Task details — After locating "lib.mvf_bn_stats_accumulate.restype = i32" in the listing below, copy that line and each one after it exactly, ending with the line that has "lib.mvf_adamw_step.restype = i32".

Source material —
+===+

def _load():
    if not os.path.exists(LIB_PATH):
        raise ImportError(
            "mvfnet_amd: %s not found. Build it with `python -m mvfnet_amd.build` (needs hipcc, "
            "--offload-arch=gfx950). There is no CPU or PyTorch fallback for the hot path." % LIB_PATH)
    lib = C.CDLL(LIB_PATH)
    vp, fp, sz, i32, f32 = C.c_void_p, C.c_void_p, C.c_size_t, C.c_int, C.c_float
    dp = C.POINTER(MvfDesc)
    lib.mvf_abi_version.restype = i32
    lib.mvf_abi_version.argtypes = []
    lib.mvf_last_error.restype = C.c_char_p
    lib.mvf_last_error.argtypes = []
    lib.mvf_fwd_infer.restype = i32
    lib.mvf_fwd_infer.argtypes = [dp, vp, vp, fp, fp, fp, fp, fp, vp]
    lib.mvf_fwd_train_workspace_bytes.restype = sz
    lib.mvf_fwd_train_workspace_bytes.argtypes = [dp]
    lib.mvf_fwd_train.restype = i32
    lib.mvf_fwd_train.argtypes = [dp, vp, vp, fp, fp, fp, fp, fp, f32, f32, fp, fp, fp, fp, vp, sz, vp]
    lib.mvf_bwd_workspace_bytes.restype = sz
    lib.mvf_bwd_workspace_bytes.argtypes = [dp]
    lib.mvf_bwd.restype = i32
    lib.mvf_bwd.argtypes = [dp, vp, vp, fp, fp, fp, fp, fp, fp, fp, i32, vp, fp, fp, fp, fp, fp, vp, sz, vp]
    lib.mvf_fwd_infer_slice.restype = i32
    lib.mvf_fwd_infer_slice.argtypes = [dp, vp, vp, fp, fp, fp, fp, fp, vp]
    cp = C.POINTER(ConvDesc)
    lib.mvf_conv2d_nhwc_fwd.restype = i32
    lib.mvf_conv2d_nhwc_fwd.argtypes = [cp, vp, vp, vp, fp, vp, vp, vp]
    lib.mvf_conv2d_workspace_bytes.restype = sz
    lib.mvf_conv2d_workspace_bytes.argtypes = [cp]
    lib.mvf_conv2d_nhwc_fwd_ws.restype = i32
    lib.mvf_conv2d_nhwc_fwd_ws.argtypes = [cp, vp, vp, vp, fp, vp, vp, vp, sz, vp]
    lib.mvf_conv2d_nhwc_dgrad_bnsums.restype = i32
    lib.mvf_conv2d_nhwc_dgrad_bnsums.argtypes = [cp, vp, vp, vp, vp, fp, fp, fp, fp, fp, vp, sz, vp]
    lib.mvf_bn_bwd_finalize.restype = i32
    lib.mvf_bn_bwd_finalize.argtypes = [fp, i32, i32, fp, fp, vp]
    lib.mvf_conv2d_nhwc_fwd_bnapply.restype = i32
    lib.mvf_conv2d_nhwc_fwd_bnapply.argtypes = [cp, vp, vp, vp, fp, fp, vp, fp, fp, vp, vp, vp, sz, vp]
    lib.mvf_conv2d_nhwc_fwd_bnbwd_sums.restype = i32
    lib.mvf_conv2d_nhwc_fwd_bnbwd_sums.argtypes = [cp, vp, vp, vp, vp, vp, fp, fp, fp, vp, sz, vp]
    lib.mvf_conv2d_nhwc_fwd_bnbwd_apply.restype = i32
    lib.mvf_conv2d_nhwc_fwd_bnbwd_apply.argtypes = [cp, vp, vp, vp, vp, vp, fp, fp, fp, fp, fp, vp, vp, sz, vp]
    lib.mvf_conv2d_nhwc_fwd_resmask.restype = i32
    lib.mvf_conv2d_nhwc_fwd_resmask.argtypes = [cp, vp, vp, vp, fp, vp, vp, vp, vp, sz, vp]
    i64_ = C.c_long
    lib.mvf_conv2d_nhwc_fwd_resmask_gate.restype = i32
    lib.mvf_conv2d_nhwc_fwd_resmask_gate.argtypes = [cp, vp, vp, vp, fp, vp, vp, vp, vp, vp, sz, vp]
    lib.mvf_conv2d_nhwc_fwd_resmask_gate_colsums.restype = i32
    lib.mvf_conv2d_nhwc_fwd_resmask_gate_colsums.argtypes = [cp, vp, vp, vp, vp, vp, vp, vp, fp, vp, sz, vp]
    lib.mvf_nhwc_stencil_gate_colsums.restype = i32
    lib.mvf_nhwc_stencil_gate_colsums.argtypes = [dp, vp, i32, vp, i32, fp, fp, fp, i32, vp, i32, vp, vp, fp, vp]
    lib.mvf_conv2d_nhwc_dgrad_bnsums_split.restype = i32
    lib.mvf_conv2d_nhwc_dgrad_bnsums_split.argtypes = [cp, vp, vp, vp, fp, vp, vp, fp, fp, fp, fp, fp, vp, sz, vp]
    lib.mvf_bn_bwd_dzfree_prep.restype = i32
    lib.mvf_bn_bwd_dzfree_prep.argtypes = [vp, i32, i32, fp, fp, fp, fp, fp, i64_, vp, fp, i32, vp]
    lib.mvf_bn_bwd_dzfree_wgrad.restype = i32
    lib.mvf_bn_bwd_dzfree_wgrad.argtypes = [fp, vp, fp, fp, fp, fp, fp, fp, fp, i64_, i32, i32, i32, vp]
    lib.mvf_bn_bwd_dzfree_sums.restype = i32
    lib.mvf_bn_bwd_dzfree_sums.argtypes = [fp, vp, i32, i32, fp, fp, fp, i32, i32, fp, i32, fp, fp, i32, vp]
    lib.mvf_nhwc_stencil_stats_rows.restype = i32
    lib.mvf_nhwc_stencil_stats_rows.argtypes = [dp, i32, i32]
    lib.mvf_nhwc_stencil_tile_plan.restype = i32
    lib.mvf_nhwc_stencil_tile_plan.argtypes = [dp, i32, i32, C.POINTER(C.c_int), C.POINTER(C.c_int)]
    lib.mvf_nhwc_stencil_stats.restype = i32
    lib.mvf_nhwc_stencil_stats.argtypes = [dp, vp, i32, vp, i32, fp, fp, fp, fp, fp, vp]
    lib.mvf_nhwc_stencil_gate.restype = i32
    lib.mvf_nhwc_stencil_gate.argtypes = [dp, vp, i32, vp, i32, fp, fp, fp, fp, fp, i32, vp, i32, vp, vp, vp]
    lib.mvf_conv2d_stats_rows.restype = i32
    lib.mvf_conv2d_stats_rows.argtypes = [cp]
    lib.mvf_conv2d_nhwc_fwd_stats.restype = i32
    lib.mvf_conv2d_nhwc_fwd_stats.argtypes = [cp, vp, vp, vp, vp, fp, fp, vp, sz, vp]
    lib.mvf_conv2d_last_launch.restype = i32
    lib.mvf_conv2d_last_launch.argtypes = [C.POINTER(ConvLaunchInfo)]
    lib.mvf_pack_conv_weight.restype = i32
    lib.mvf_pack_conv_weight.argtypes = [fp, i32, i32, i32, i32, i32, i32, fp, vp, i32, vp]
    lib.mvf_pack_conv_weights_batched.restype = i32
    lib.mvf_pack_conv_weights_batched.argtypes = [vp, i32, i32, i32, vp]
    lib.mvf_bn_fold.restype = i32
    lib.mvf_bn_fold.argtypes = [fp, fp, fp, fp, f32, i32, fp, fp, vp]
    lib.mvf_stem_prep.restype = i32
    lib.mvf_stem_prep.argtypes = [fp, i32, i32, i32, i32, i32, i32, vp, i32, vp]
    lib.mvf_frames_prep_u8.restype = i32
    lib.mvf_frames_prep_u8.argtypes = [vp, i32, i32, i32, vp, i32, i32, C.POINTER(C.c_float), C.POINTER(C.c_float),
                                       i32, i32, i32, i32, vp, vp, i32, vp]
    lib.mvf_frames_resample_u8.restype = i32
    lib.mvf_frames_resample_u8.argtypes = [vp, i32, i32, i32, vp, i32, i32, C.POINTER(C.c_float), C.POINTER(C.c_float),
                                           i32, i32, i32, i32, vp, vp, i32, vp]
    lib.mvf_frames_resample_color_u8.restype = i32
    lib.mvf_frames_resample_color_u8.argtypes = [vp, i32, i32, i32, vp, vp, i32, i32, C.POINTER(C.c_float), C.POINTER(C.c_float),
                                                 i32, i32, i32, i32, vp, vp, i32, vp]
    lib.mvf_frames_gather_resample_u8.restype = i32
    lib.mvf_frames_gather_resample_u8.argtypes = [vp, i32, i32, i32, vp, i32, vp, vp, i32, i32, C.POINTER(C.c_float), C.POINTER(C.c_float),
                                                  i32, i32, i32, i32, vp, vp, i32, vp]
    lib.mvf_frames_yuv420_gather_resample_u8.restype = i32
    lib.mvf_frames_yuv420_gather_resample_u8.argtypes = [vp, i32, i32, i32, i32, i32, i32, i32, vp, i32, vp, vp, i32, i32, C.POINTER(C.c_float),
                                                         C.POINTER(C.c_float), i32, i32, i32, i32, vp, vp, i32, vp]
    lib.mvf_frames_addressed_resample_u8.restype = i32
    lib.mvf_frames_addressed_resample_u8.argtypes = [vp, C.c_longlong, i32, i32, i32, i32, vp, vp, vp, i32, i32, C.POINTER(C.c_float), C.POINTER(C.c_float),
                                                     i32, i32, i32, i32, vp, vp, i32, vp]
    lib.mvf_maxpool3x3s2_nhwc.restype = i32
    lib.mvf_maxpool3x3s2_nhwc.argtypes = [vp, i32, i32, i32, i32, vp, i32, vp]
    lib.mvf_head_pool_fc.restype = i32
    lib.mvf_head_pool_fc.argtypes = [vp, i32, i32, i32, i32, fp, fp, i32, fp, fp, i32, vp]
    lib.mvf_average_clip.restype = i32
    lib.mvf_average_clip.argtypes = [fp, i32, i32, i32, fp, vp]
    i64, ll = C.c_long, C.c_void_p
    lib.mvf_bn_workspace_bytes.restype = sz
    lib.mvf_bn_workspace_bytes.argtypes = [i64, i32]
    lib.mvf_bn_train_stats.restype = i32
    lib.mvf_bn_train_stats.argtypes = [vp, i64, i32, fp, fp, f32, f32, fp, fp, fp, fp, fp, fp, vp, sz, i32, vp]
    lib.mvf_bn_train_finalize.restype = i32
    lib.mvf_bn_train_finalize.argtypes = [fp, i32, i64, i32, fp, fp, f32, f32, fp, fp, fp, fp, fp, fp, vp]
    lib.mvf_bn_train_stats_gram.restype = i32
    lib.mvf_bn_train_stats_gram.argtypes = [fp, fp, vp, i64, i32, i32, fp, fp, f32, f32, fp, fp, fp, fp, fp, fp, i32, vp]
    lib.mvf_bn_apply_colmeans.restype = i32
    lib.mvf_bn_apply_colmeans.argtypes = [vp, i64, i32, fp, fp, i32, vp, fp, vp, sz, i32, vp]
    lib.mvf_bn_apply.restype = i32
    lib.mvf_bn_apply.argtypes = [vp, i64, i32, fp, fp, vp, fp, fp, i32, vp, i32, vp]
    lib.mvf_bn_apply_bits.restype = i32
    lib.mvf_bn_apply_bits.argtypes = [vp, i64, i32, fp, fp, vp, fp, fp, i32, vp, vp, i32, vp]
    lib.mvf_bn_apply_bits_rowscale.restype = i32
    lib.mvf_bn_apply_bits_rowscale.argtypes = [vp, i64, i32, fp, fp, vp, fp, fp, fp, i32, i32, vp, vp, i32, vp]
    lib.mvf_gate_rowscale.restype = i32
    lib.mvf_gate_rowscale.argtypes = [vp, i32, vp, fp, i32, i64, i32, vp, i32, vp]
    lib.mvf_bn_bwd_apply_masked.restype = i32
    lib.mvf_bn_bwd_apply_masked.argtypes = [vp, i32, vp, vp, i64, i32, fp, fp, fp, fp, fp, fp, fp, i32, vp, i32, vp]
    lib.mvf_bn_bwd_reduce.restype = i32
    lib.mvf_bn_bwd_reduce.argtypes = [vp, i32, vp, vp, i64, i32, fp, fp, fp, fp, i32, vp, fp, fp, vp, sz, i32, vp]
    lib.mvf_bn_bwd_apply.restype = i32
    lib.mvf_bn_bwd_apply.argtypes = [vp, i32, vp, i64, i32, fp, fp, fp, fp, fp, fp, fp, i32, vp, i32, vp]
    lib.mvf_maxpool_bn_relu_fwd.restype = i32
    lib.mvf_maxpool_bn_relu_fwd.argtypes = [vp, i32, i32, i32, i32, fp, fp, vp, vp, i32, vp]
    lib.mvf_maxpool_bn_relu_bwd.restype = i32
    lib.mvf_maxpool_bn_relu_bwd.argtypes = [vp, vp, i32, i32, i32, i32, vp, i32, vp]
    lib.mvf_maxpool_bwd_sums_rows.restype = i32
    lib.mvf_maxpool_bwd_sums_rows.argtypes = [i32, i32]
    lib.mvf_maxpool_bn_relu_bwd_apply.restype = i32
    lib.mvf_maxpool_bn_relu_bwd_apply.argtypes = [vp, vp, i32, i32, i32, i32, vp, fp, fp, fp, fp, fp, fp, fp, vp, i32, vp]
    lib.mvf_maxpool_bn_relu_bwd_sums.restype = i32
    lib.mvf_maxpool_bn_relu_bwd_sums.argtypes = [vp, vp, i32, i32, i32, i32, vp, vp, fp, fp, fp, fp, fp, i32, vp]
    lib.mvf_bn_last_launch.restype = i32
    lib.mvf_bn_last_launch.argtypes = [C.POINTER(BnLaunchInfo)]
    lib.mvf_head_train_fwd.restype = i32
    lib.mvf_head_train_fwd.argtypes = [vp, i32, i32, i32, i32, fp, fp, i32, ll, fp, fp, fp, fp, fp, fp, i32, vp]
    lib.mvf_conv2d_nhwc_fwd_mvf.restype = i32
    lib.mvf_conv2d_nhwc_fwd_mvf.argtypes = [cp, vp, vp, fp, fp, i32, i32, i32, vp, vp, sz, vp]
    lib.mvf_bn_bwd_pair.restype = i32
    lib.mvf_bn_bwd_pair.argtypes = [vp, i32, vp, vp, vp, i64, i32, fp, fp, fp, fp, fp, fp, fp, fp, fp, fp, vp, vp, vp, sz, i32, vp]
    lib.mvf_bn_bwd_wgrad_splits.restype = i32
    lib.mvf_bn_bwd_wgrad_splits.argtypes = [i64, i32, i32, i32, i32]
    lib.mvf_bn_bwd_wgrad_slab_bytes.restype = sz
    lib.mvf_bn_bwd_wgrad_slab_bytes.argtypes = [i64, i32, i32, i32, i32]
    lib.mvf_bn_bwd_apply_wgrad.restype = i32
    lib.mvf_bn_bwd_apply_wgrad.argtypes = [vp, i32, vp, vp, i64, i32, fp, fp, fp, fp, fp, fp, fp, i32, vp, vp, i32, i32, fp, sz, i32, vp]
    lib.mvf_bn_bwd_pair_wgrad.restype = i32
    lib.mvf_bn_bwd_pair_wgrad.argtypes = [vp, i32, vp, vp, vp, i64, i32, fp, fp, fp, fp, fp, fp, fp, fp, fp, fp, vp, vp, vp, i32, vp, i32, i32,
                                          fp, fp, sz, vp, sz, i32, vp]
    lib.mvf_conv1x1_bwd_fused_splits.restype = i32
    lib.mvf_conv1x1_bwd_fused_splits.argtypes = [i64, i32, i32]
    lib.mvf_conv1x1_bwd_fused.restype = i32
    lib.mvf_conv1x1_bwd_fused.argtypes = [vp, i32, vp, vp, i32, vp, i64, i32, i32, fp, fp, fp, fp, fp, vp, fp, fp, fp, fp, vp, fp, i32, fp, sz, i32, vp]
    lib.mvf_conv1x1_bnbwd_sums_pair.restype = i32
    lib.mvf_conv1x1_bnbwd_sums_pair.argtypes = [vp, i32, vp, vp, i32, vp, vp, i32, vp, i64, i32, i32, fp, fp, fp, fp, fp, fp, i32, i32, vp]
    lib.mvf_wgrad_slab_reduce.restype = i32
    lib.mvf_wgrad_slab_reduce.argtypes = [fp, i32, i32, i32, fp, vp]
    lib.mvf_ce_loss.restype = i32
    lib.mvf_ce_loss.argtypes = [fp, ll, i32, i32, fp, fp, fp, vp]
    lib.mvf_stem_blend.restype = i32
    lib.mvf_stem_blend.argtypes = [vp, i32, i32, i32, i32, i32, vp, fp, vp, i32, vp]
    lib.mvf_stem_erase.restype = i32
    lib.mvf_stem_erase.argtypes = [vp, i32, i32, i32, i32, vp, i32, fp, vp, i32, vp]
    lib.mvf_frames_randaug_u8.restype = i32
    lib.mvf_frames_randaug_u8.argtypes = [vp, i32, i32, i32, i32, i32, vp, vp, i32, C.c_uint, vp, vp, vp, C.c_longlong, vp]
    lib.mvf_soft_targets.restype = i32
    lib.mvf_soft_targets.argtypes = [ll, vp, fp, i32, i32, f32, fp, vp]
    lib.mvf_ce_loss_soft.restype = i32
    lib.mvf_ce_loss_soft.argtypes = [fp, fp, i32, i32, fp, fp, fp, vp]
    lib.mvf_head_train_fwd_soft.restype = i32
    lib.mvf_head_train_fwd_soft.argtypes = [vp, i32, i32, i32, i32, fp, fp, i32, fp, fp, fp, fp, fp, fp, fp, i32, vp]
    lib.mvf_distill_loss.restype = i32
    lib.mvf_distill_loss.argtypes = [fp, fp, i32, i32, f32, f32, fp, fp, fp, fp, vp]
    lib.mvf_bce_loss.restype = i32
    lib.mvf_bce_loss.argtypes = [fp, fp, i32, i32, fp, f32, i32, fp, fp, fp, vp]
    lib.mvf_head_train_fwd_bce.restype = i32
    lib.mvf_head_train_fwd_bce.argtypes = [vp, i32, i32, i32, i32, fp, fp, i32, fp, fp, fp, f32, i32, fp, fp, fp, fp, fp, i32, vp]
    lib.mvf_focal_loss.restype = i32
    lib.mvf_focal_loss.argtypes = [fp, fp, i32, i32, fp, C.POINTER(FocalParams), fp, fp, fp, vp]
    lib.mvf_head_train_fwd_focal.restype = i32
    lib.mvf_head_train_fwd_focal.argtypes = [vp, i32, i32, i32, i32, fp, fp, i32, fp, fp, fp, C.POINTER(FocalParams), fp, fp, fp, fp, fp, i32, vp]
    lib.mvf_trn_head_fwd.restype = i32
    lib.mvf_trn_head_fwd.argtypes = [vp, i32, i32, i32, i32, fp, fp, i32, C.POINTER(TrnScale), i32, i32, i32, vp, i32, fp, fp, fp, fp, fp, fp, i32, vp]
    lib.mvf_trn_head_bwd.restype = i32
    lib.mvf_trn_head_bwd.argtypes = [fp, fp, fp, fp, fp, C.POINTER(TrnScale), i32, i32, i32, vp, i32, fp, i32, i32, i32, i32, i32, fp, fp, fp, fp, fp, vp, i32, vp]
    lib.mvf_trn_head_last_launch.restype = i32
    lib.mvf_trn_head_last_launch.argtypes = [C.POINTER(TrnLaunchInfo)]
    lib.mvf_average_clip_sigmoid.restype = i32
    lib.mvf_average_clip_sigmoid.argtypes = [fp, i32, i32, fp, vp]
    lib.mvf_multilabel_record.restype = i32
    lib.mvf_multilabel_record.argtypes = [fp, vp, i32, i32, fp, vp, C.c_long, ll, vp]
    lib.mvf_multilabel_ap.restype = i32
    lib.mvf_multilabel_ap.argtypes = [fp, vp, C.c_long, i32, ll, vp, vp, vp, ll, vp]
    lib.mvf_multilabel_sample_ap.restype = i32
    lib.mvf_multilabel_sample_ap.argtypes = [fp, vp, C.c_long, i32, ll, vp, vp, vp]
    lib.mvf_multilabel_prf.restype = i32
    lib.mvf_multilabel_prf.argtypes = [fp, vp, C.c_long, i32, ll, f32, fp, ll, vp]
    lib.mvf_multilabel_best_f1.restype = i32
    lib.mvf_multilabel_best_f1.argtypes = [fp, vp, vp, ll, C.c_long, i32, ll, vp, vp, fp, vp]
    lib.mvf_head_train_bwd.restype = i32
    lib.mvf_head_train_bwd.argtypes = [fp, fp, fp, fp, i32, i32, i32, i32, i32, fp, fp, fp, vp, i32, vp]
    lib.mvf_conv2d_wgrad_workspace_bytes.restype = sz
    lib.mvf_conv2d_wgrad_workspace_bytes.argtypes = [cp]
    lib.mvf_conv2d_nhwc_wgrad.restype = i32
    lib.mvf_conv2d_nhwc_wgrad.argtypes = [cp, vp, vp, vp, i32, i32, i32, i32, fp, vp, sz, vp]
    lib.mvf_conv2d_nhwc_wgrad_wgs.restype = i32
    lib.mvf_conv2d_nhwc_wgrad_wgs.argtypes = [cp, vp, vp, vp, i32, i32, i32, i32, fp, vp, sz, i32, vp]
    lib.mvf_conv2d_wgrad_last_launch.restype = i32
    lib.mvf_conv2d_wgrad_last_launch.argtypes = [C.POINTER(WgradLaunchInfo)]
    lib.mvf_pack_conv_weight_dgrad.restype = i32
    lib.mvf_pack_conv_weight_dgrad.argtypes = [fp, i32, i32, i32, i32, vp, i32, vp]
    lib.mvf_nhwc_stencil.restype = i32
    lib.mvf_nhwc_stencil.argtypes = [dp, vp, i32, vp, i32, fp, fp, fp, fp, fp, i32, vp, i32, vp, vp]
    lib.mvf_nhwc_tapgrad_workspace_bytes.restype = sz
    lib.mvf_nhwc_tapgrad_workspace_bytes.argtypes = [dp]
    lib.mvf_nhwc_tapgrad.restype = i32
    lib.mvf_nhwc_tapgrad.argtypes = [dp, vp, i32, vp, i32, fp, fp, fp, vp, sz, vp]
    lib.mvf_nhwc_stencil_last_launch.restype = i32
    lib.mvf_nhwc_stencil_last_launch.argtypes = [C.POINTER(StencilLaunchInfo)]
    lib.mvf_nhwc_tapgrad_last_launch.restype = i32
    lib.mvf_nhwc_tapgrad_last_launch.argtypes = [C.POINTER(TapgradLaunchInfo)]
    lib.mvf_sgd_workspace_bytes.restype = sz
    lib.mvf_sgd_workspace_bytes.argtypes = [i64]
    lib.mvf_sgd_nesterov_step.restype = i32
    lib.mvf_sgd_nesterov_step.argtypes = [fp, fp, fp, i64, f32, f32, f32, f32, f32, i32, fp, vp, sz, vp]
    lib.mvf_sgd_step_segments.restype = i32
    lib.mvf_sgd_step_segments.argtypes = [fp, fp, fp, i64, f32, f32, f32, f32, f32, i32, i32, vp, i32, fp, vp, sz, vp]
    lib.mvf_grad_accumulate.restype = i32
    lib.mvf_grad_accumulate.argtypes = [fp, fp, i64, i32, vp]
    lib.mvf_sgd_nesterov_step_ema.restype = i32
    lib.mvf_sgd_nesterov_step_ema.argtypes = [fp, fp, fp, i64, f32, f32, f32, f32, f32, i32, fp, f32, fp, vp, sz, vp]
    lib.mvf_sgd_step_segments_ema.restype = i32
    lib.mvf_sgd_step_segments_ema.argtypes = [fp, fp, fp, i64, f32, f32, f32, f32, f32, i32, i32, vp, i32, fp, f32, fp, vp, sz, vp]
    lib.mvf_ema_update.restype = i32
    lib.mvf_ema_update.argtypes = [fp, fp, i64, f32, vp]
    lib.mvf_ema_swap.restype = i32
    lib.mvf_ema_swap.argtypes = [fp, fp, i64, vp]
    lib.mvf_bn_stats_accumulate.restype = i32
    lib.mvf_bn_stats_accumulate.argtypes = [vp, i32, i64, vp, vp]
    lib.mvf_bn_stats_finalize.restype = i32
    lib.mvf_bn_stats_finalize.argtypes = [vp, i32, i64, vp, i64, fp, vp]
    lib.mvf_bn_stats_exchange.restype = i32
    lib.mvf_bn_stats_exchange.argtypes = [vp, i32, i64, fp, i32, vp]
    lib.mvf_sgd_step_guarded.restype = i32
    lib.mvf_sgd_step_guarded.argtypes = [fp, fp, fp, i64, f32, f32, f32, f32, f32, i32, i32, vp, i32, fp, f32, vp, fp, vp, sz, vp]
    lib.mvf_bn_stats_snapshot.restype = i32
    lib.mvf_bn_stats_snapshot.argtypes = [vp, i32, i64, fp, vp, i64, vp, vp]
    lib.mvf_bn_stats_restore.restype = i32
    lib.mvf_bn_stats_restore.argtypes = [vp, i32, i64, fp, vp, i64, vp, vp, vp]
    lib.mvf_adamw_workspace_bytes.restype = sz
    lib.mvf_adamw_workspace_bytes.argtypes = [i64]
    lib.mvf_adamw_step.restype = i32
    lib.mvf_adamw_step.argtypes = [fp, fp, fp, fp, i64, f32, f32, C.POINTER(AdamwHyper), vp, i32, fp, f32, vp, vp, fp, vp, sz, vp]
    lib.mvf_lamb_workspace_bytes.restype = sz
    lib.mvf_lamb_workspace_bytes.argtypes = [i64, i32]
    lib.mvf_lamb_step.restype = i32
    lib.mvf_lamb_step.argtypes = [fp, fp, fp, fp, i64, f32, f32, C.POINTER(LambHyper), vp, i32, fp, f32, vp, vp, fp, fp, vp, sz, vp]
    lib.mvf_metrics_state_words.restype = sz
    lib.mvf_metrics_state_words.argtypes = [i32, i32]
    lib.mvf_metrics_update.restype = i32
    lib.mvf_metrics_update.argtypes = [fp, i32, i32, ll, vp, i32, ll, i32, vp, vp, vp]
    lib.mvf_flat_stats_workspace_bytes.restype = sz
    lib.mvf_flat_stats_workspace_bytes.argtypes = [i64, i32]
    lib.mvf_flat_segment_stats.restype = i32
    lib.mvf_flat_segment_stats.argtypes = [fp, fp, i64, vp, i32, vp, vp, vp, vp, sz, vp]
    lib.mvf_bn_stats_nonfinite.restype = i32
    lib.mvf_bn_stats_nonfinite.argtypes = [vp, i32, i64, vp, vp, vp]
    lib.mvf_plan_run.restype = i32
    lib.mvf_plan_run.argtypes = [C.POINTER(PlanOp), i32, C.POINTER(C.c_ulonglong), C.POINTER(C.c_float), C.POINTER(C.c_int)]
    missing = [n for n in declared_symbols() if hasattr(lib, n) and getattr(lib, n).argtypes is None]
    if missing:
        raise ImportError("mvfnet_amd._lib: no argtypes declared for %s" % missing)
    return lib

+===+

Solution —
    lib.mvf_bn_stats_accumulate.restype = i32
    lib.mvf_bn_stats_accumulate.argtypes = [vp, i32, i64, vp, vp]
    lib.mvf_bn_stats_finalize.restype = i32
    lib.mvf_bn_stats_finalize.argtypes = [vp, i32, i64, vp, i64, fp, vp]
    lib.mvf_bn_stats_exchange.restype = i32
    lib.mvf_bn_stats_exchange.argtypes = [vp, i32, i64, fp, i32, vp]
    lib.mvf_sgd_step_guarded.restype = i32
    lib.mvf_sgd_step_guarded.argtypes = [fp, fp, fp, i64, f32, f32, f32, f32, f32, i32, i32, vp, i32, fp, f32, vp, fp, vp, sz, vp]
    lib.mvf_bn_stats_snapshot.restype = i32
    lib.mvf_bn_stats_snapshot.argtypes = [vp, i32, i64, fp, vp, i64, vp, vp]
    lib.mvf_bn_stats_restore.restype = i32
    lib.mvf_bn_stats_restore.argtypes = [vp, i32, i64, fp, vp, i64, vp, vp, vp]
    lib.mvf_adamw_workspace_bytes.restype = sz
    lib.mvf_adamw_workspace_bytes.argtypes = [i64]
    lib.mvf_adamw_step.restype = i32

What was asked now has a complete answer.